沈逸睁开眼。
他趴在地上。
脸贴着土。
嘴里全是泥味。
“醒了?”
苏晴的声音。
他翻身坐起来。
邪物不见了。
女人也不见了。
就剩他和苏晴。
还有——
地上躺着一个人。
张老头。
“他?”
沈逸指着。
“死了。”
苏晴说。
“怎么死的?”
“邪物杀的。”
“邪物呢?”
“跑了。”
沈逸愣住。
“跑了?”
“对。”
“为什么跑?”
“因为你。”
“我?”
“你体内的种子。”
“种子?”
“对。”
“邪物怕种子?”
“不是怕。”
“是馋。”
“馋?”
“它想吞掉种子。”
“但吞不掉。”
“所以跑了?”
“对。”
“跑哪儿了?”
“不知道。”
沈逸站起来。
腿有点软。
“我真服了。”
他说。
“离谱。”
“什么?”
“我到底算什么?”
“种子?”
“还是人?”
苏晴看着他。
“都是。”
“都是?”
“对。”
“你既是人。”
“也是种子。”
“种子就是你。”
“你就是种子。”
“别说了。
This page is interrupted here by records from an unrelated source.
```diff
@@ -991,7 +1038,7 @@
             a.n = N; a.g = x; a.G = Gv.p; a.w = w.p; a.lse_pairs = lse_pairs(); a.nranks = nranks;
             a.msum_tail = msum.p + M; a.partials = red_partials.p; a.ticket = ticket.p; a.sc = sc.p;
             a.local_only = fused ? 1 : 0;
-            k_logw_weights<<<vec_blocks_n, kVecThreads, 0, stream>>>(a);
+            launch(k_logw_weights, vec_blocks_n, kVecThreads, 0, a);
             ++kernels_launched;
         }
         launch_pass<kRowPass, false>(w.p, nullptr);
@@ -1023,21 +1070,22 @@
             PassArgs pa{};
             pa.nRT = nRT; pa.nCB = nCB; pa.T = T; pa.chunk = chunk; pa.interleave = 1; pa.evict_first = evict_first;
             pa.ab = ab.p; pa.partial = partialB.p; pa.ld = Npad;
+            pa.stamp = next_pass_stamp();
             ColGradArgs ga{};
             ga.n = N; ga.g = x; ga.G = Gv.p; ga.w = w.p; ga.d = ddir; ga.grad = grad; ga.theta = theta; ga.sc = sc.p;
             ga.i_gbar = SC_GBAR; ga.i_Gbar = SC_CAPGBAR; ga.cta_part = colgrad_part.p;
             ga.i_wscale = sharded_fused ? SC_WSCALE : -1;
             ga.wio = w.p;
-            const bool timed = pass_timing && pass_ev_used + 2 <= pass_ev.size();
+            const bool timed = pass_timing && !overlap() && pass_ev_used + 2 <= pass_ev.size();
             if (timed) CUDA_CHECK(cudaEventRecord(pass_ev[pass_ev_used++], stream));
             if (storage_fp32)
-                stream_colgrad_kernel<float><<<grid, kPassThreads, kPassSmemBytesF32, stream>>>(tmap, pa, ga);
+                launch(stream_colgrad_kernel<float>, grid, kPassThreads, kPassSmemBytesF32, tmap, pa, ga);
             else
-                stream_colgrad_kernel<double><<<grid, kPassThreads, kPassSmemBytes, stream>>>(tmap, pa, ga);
+                launch(stream_colgrad_kernel<double>, grid, kPassThreads, kPassSmemBytes, tmap, pa, ga);
             if (timed) CUDA_CHECK(cudaEventRecord(pass_ev[pass_ev_used++], stream));
             CUDA_CHECK(cudaGetLastError());
             if (sharded_fused) k_colgrad_finish_sharded<<<1, 256, 0, stream>>>(grid, colgrad_part.p, sc.p, p2p_dev());
-            else k_colgrad_finish<<<1, 256, 0, stream>>>(grid, colgrad_part.p, sc.p, SC_DG, SC_GNORM2, SC_GINF);
+            else launch(k_colgrad_finish, 1, 256, 0, grid, colgrad_part.p, sc.p, SC_DG, SC_GNORM2, SC_GINF);
             ++passes_launched;
             kernels_launched += 2;
             eval_fused = false;
diff --git a/bioen_b200/csrc/lbfgs.cuh b/bioen_b200/csrc/lbfgs.cuh
--- a/bioen_b200/csrc/lbfgs.cuh
+++ b/bioen_b200/csrc/lbfgs.cuh
@@ -467,7 +467,7 @@
         const bool fused = reduce && C.fuse_exchange();
         PairArgs a{n, x, g, xp, gp, S[end_old], Yv[end_old], end_old, C.red_partials.p, C.ticket.p, C.sc.p, {}};
         if (fused) a.p2p = C.p2p_dev(); else a.p2p.nranks = 1;
-        k_lbfgs_pair<<<vec_blocks, kVecThreads, 0, C.stream>>>(a);
+        C.launch(k_lbfgs_pair, vec_blocks, kVecThreads, 0, a);
         ++C.kernels_launched;
         if (reduce && !fused) {
             C.comm->allreduce_sum(C.sc.p + SC_YS, 2, C.stream);
@@ -539,7 +539,7 @@
         auto launch = [&](TwoLoopArgs& a) {
             a.n = n; a.d = d; a.g = g; a.partials = C.red_partials.p; a.ticket = C.ticket.p; a.sc = C.sc.p;
             if (fused && a.v) a.p2p = C.p2p_dev(); else a.p2p.nranks = 1;
-            k_lbfgs_twoloop<<<vec_blocks, kVecThreads, 0, C.stream>>>(a);
+            C.launch(k_lbfgs_twoloop, vec_blocks, kVecThreads, 0, a);
             ++C.kernels_launched;
             if (reduce && !fused && a.v) C.comm->allreduce_sum(C.sc.p + a.out, 1, C.stream);
         };
diff --git a/bioen_b200/csrc/stream_pass.cuh b/bioen_b200/csrc/stream_pass.cuh
--- a/bioen_b200/csrc/stream_pass.cuh
+++ b/bioen_b200/csrc/stream_pass.cuh
@@ -43,6 +43,7 @@
     const double* ab;
     double* partial;
     long long ld;
+    unsigned long long* stamp;
 };
 
 __host__ __device__ inline long long pass_first_cta(long long run, long long L, long long chunk) {
@@ -148,6 +149,13 @@
     }
     rp.stage = stage;
     rp.phase = phase;
+}
+
+__device__ __forceinline__ void pass_stamp_start(unsigned long long* s) {
+    if (s && threadIdx.x == 0) atomicMax(s, ~globaltimer_ns());
+}
+__device__ __forceinline__ void pass_stamp_end(unsigned long long* s) {
+    if (s && (threadIdx.x & 31) == 0) atomicMax(s + 1, globaltimer_ns());
 }
 
 template <typename T>
@@ -299,7 +307,10 @@
     const int warp = threadIdx.x >> 5, lane = threadIdx.x & 31;
     TileWalk tw;
     tw.init(kColPass, a, (int)blockIdx.x, (int)gridDim.x);
+    griddep_launch_dependents();
     pass_ring_init<T>(smem);
+    griddep_wait();
+    pass_stamp_start(a.stamp);
     __syncthreads();
     if (warp == kConsumerWarps) {
         if (lane == 0 && tw.left > 0) {
@@ -392,11 +403,13 @@
         ga.cta_part[3 * blockIdx.x + 1] = t1;
         ga.cta_part[3 * blockIdx.x + 2] = t2;
     }
+    pass_stamp_end(a.stamp);
 }
 
 __global__ void __launch_bounds__(256) k_colgrad_finish(int ncta, const double* cta_part, double* sc, int i_dg,
                                                         int i_gn, int i_gi) {
     __shared__ double red[3][8];
+    griddep_enter();
     double t0 = 0.0, t1 = 0.0, t2 = 0.0;
     for (int b = threadIdx.x; b < ncta; b += 256) {
         t0 += cta_part[3 * b];
@@ -422,7 +435,10 @@
     const int warp = threadIdx.x >> 5, lane = threadIdx.x & 31;
     TileWalk tw;
     tw.init(MODE, a, (int)blockIdx.x, (int)gridDim.x);
+    griddep_launch_dependents();
     pass_ring_init<T>(smem);
+    griddep_wait();
+    pass_stamp_start(a.stamp);
     __syncthreads();
     if (warp == kConsumerWarps) {
         if (lane == 0 && tw.left > 0) {
@@ -435,6 +451,7 @@
     if (tw.left == 0) return;
     RingPos rp{0, 0};
     pass_consume<MODE, SUB, T>(smem, a, tw, rp);
-}
-
-}
+    pass_stamp_end(a.stamp);
+}
+
+}
diff --git a/bioen_b200/csrc/vector_kernels.cuh b/bioen_b200/csrc/vector_kernels.cuh
--- a/bioen_b200/csrc/vector_kernels.cuh
+++ b/bioen_b200/csrc/vector_kernels.cuh
@@ -101,6 +101,7 @@
 __global__ void __launch_bounds__(kVecThreads) k_update_lse(const LseArgs a) {
     __shared__ double red[3 * 32];
     __shared__ bool is_last;
+    griddep_enter();
     double m = -DBL_MAX, s = 0.0, xn = 0.0;
     const double stp = a.stp_dev ? __ldg(a.stp_dev) : a.stp;
     for (int j = blockIdx.x * blockDim.x + threadIdx.x; j < a.n; j += gridDim.x * blockDim.x) {
@@ -174,6 +175,7 @@
 
 __global__ void __launch_bounds__(kVecThreads) k_logw_weights(const LogwWeightsArgs a) {
     __shared__ double red[3 * 32];
+    griddep_enter();
     double M, S;
     if (a.local_only) { M = a.sc[SC_LSE_MAX]; S = 1.0; }
     else global_lse(a.lse_pairs, a.nranks, M, S);
@@ -306,6 +308,7 @@
 
 __global__ void __launch_bounds__(kVecThreads) k_finalize_rows(const FinalizeArgs a) {
     __shared__ double red[32];
+    griddep_enter();
     double v[1] = {0.0};
     const int i = blockIdx.x * blockDim.x + threadIdx.x;
     if (i < a.m) {
@@ -624,6 +627,7 @@
 
 __global__ void __launch_bounds__(kVecThreads) k_lbfgs_pair(const PairArgs a) {
     __shared__ double red[2 * 32];
+    griddep_enter();
     double v[2] = {0.0, 0.0};
     for (int j = blockIdx.x * blockDim.x + threadIdx.x; j < a.n; j += gridDim.x * blockDim.x) {
         const double x = a.x[j], g = a.g[j];
@@ -663,6 +667,7 @@
 
 __global__ void __launch_bounds__(kVecThreads) k_lbfgs_twoloop(const TwoLoopArgs a) {
     __shared__ double red[32];
+    griddep_enter();
     double coef = 0.0, scale = 1.0;
     if (a.u) {
         coef = a.csign * (a.sc[a.c_num] / a.sc[a.c_den]);
diff --git a/include/bioen_b200.h b/include/bioen_b200.h
--- a/include/bioen_b200.h
+++ b/include/bioen_b200.h
@@ -115,7 +115,7 @@
        BIOEN_B200_OPT_FUSED_EXCHANGE = 4, BIOEN_B200_OPT_PERSISTENT = 5, BIOEN_B200_OPT_LBFGS_GRAM = 6,
        BIOEN_B200_OPT_FP32_STORAGE = 7, BIOEN_B200_OPT_SLICE = 8, BIOEN_B200_OPT_LBFGS_SMALL = 9,
        BIOEN_B200_OPT_LBFGS_SPECULATIVE = 10, BIOEN_B200_OPT_STRUCTURE_MAJOR_ONLY = 11,
-       BIOEN_B200_OPT_FETCH_ZEROCOPY = 12 };
+       BIOEN_B200_OPT_FETCH_ZEROCOPY = 12, BIOEN_B200_OPT_STREAM_OVERLAP = 13 };
 int bioen_b200_set_option(bioen_b200_ctx *ctx, int option, int value);
 
 int bioen_b200_eval(bioen_b200_ctx *ctx, int method, const double *x_host, double *f, double *grad_host);
```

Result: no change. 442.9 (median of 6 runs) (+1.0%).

”
沈逸摆手。
“头疼。”
他走到张老头尸体旁。
蹲下。
张老头脸上还带着笑。
死得很安详。
“他——”
沈逸说。
“他到底是谁?”
“看守。”
“看守什么?”
“邪物。”
“不是吧。”
“他守了十年?”
“对。”
“那赵明呢?”
“赵明也是看守。”
“两个看守?”
“对。”
“一个守庙。”
“一个守洞。”
“守庙的死了。”
“守洞的也死了。”
“那现在——”
“现在没人守了。”
沈逸沉默。
“邪物会回来吗?”
“会。”
“什么时候?”
“不知道。”
“那怎么办?”
苏晴看着他。
“你。”
“我?”
“对。”
“你来做看守。”
“我?”
“搞毛啊。”
“我连修真都没入门。”
“怎么守?”
“不用守。”
“不用?”
“对。”
“你要做的是——”
“吞噬。”
“吞噬邪物?”
“对。”
“用种子?”
“对。”
“但——”
“但需要时间。”
“多久?”
“不知道。”
“可能一个月。”
“可能一年。”
“也可能十年。”
沈逸深吸一口气。
“行。”
他说。
“我干。”
苏晴笑了。
“好。”
她伸手。
手里多了一枚玉佩。
“给你。”
“这是什么?”
“真·摄魂珠。”
“不是碎了吗?”
“那是假的。”
“这个才是真的。”
沈逸接过。
玉佩冰凉。
突然发烫。
他低头。
玉佩上刻着一行字。
“小心苏晴。”
沈逸抬头。
苏晴正看着他。
“怎么了?”
“没什么。”
沈逸把玉佩收好。
心里一沉。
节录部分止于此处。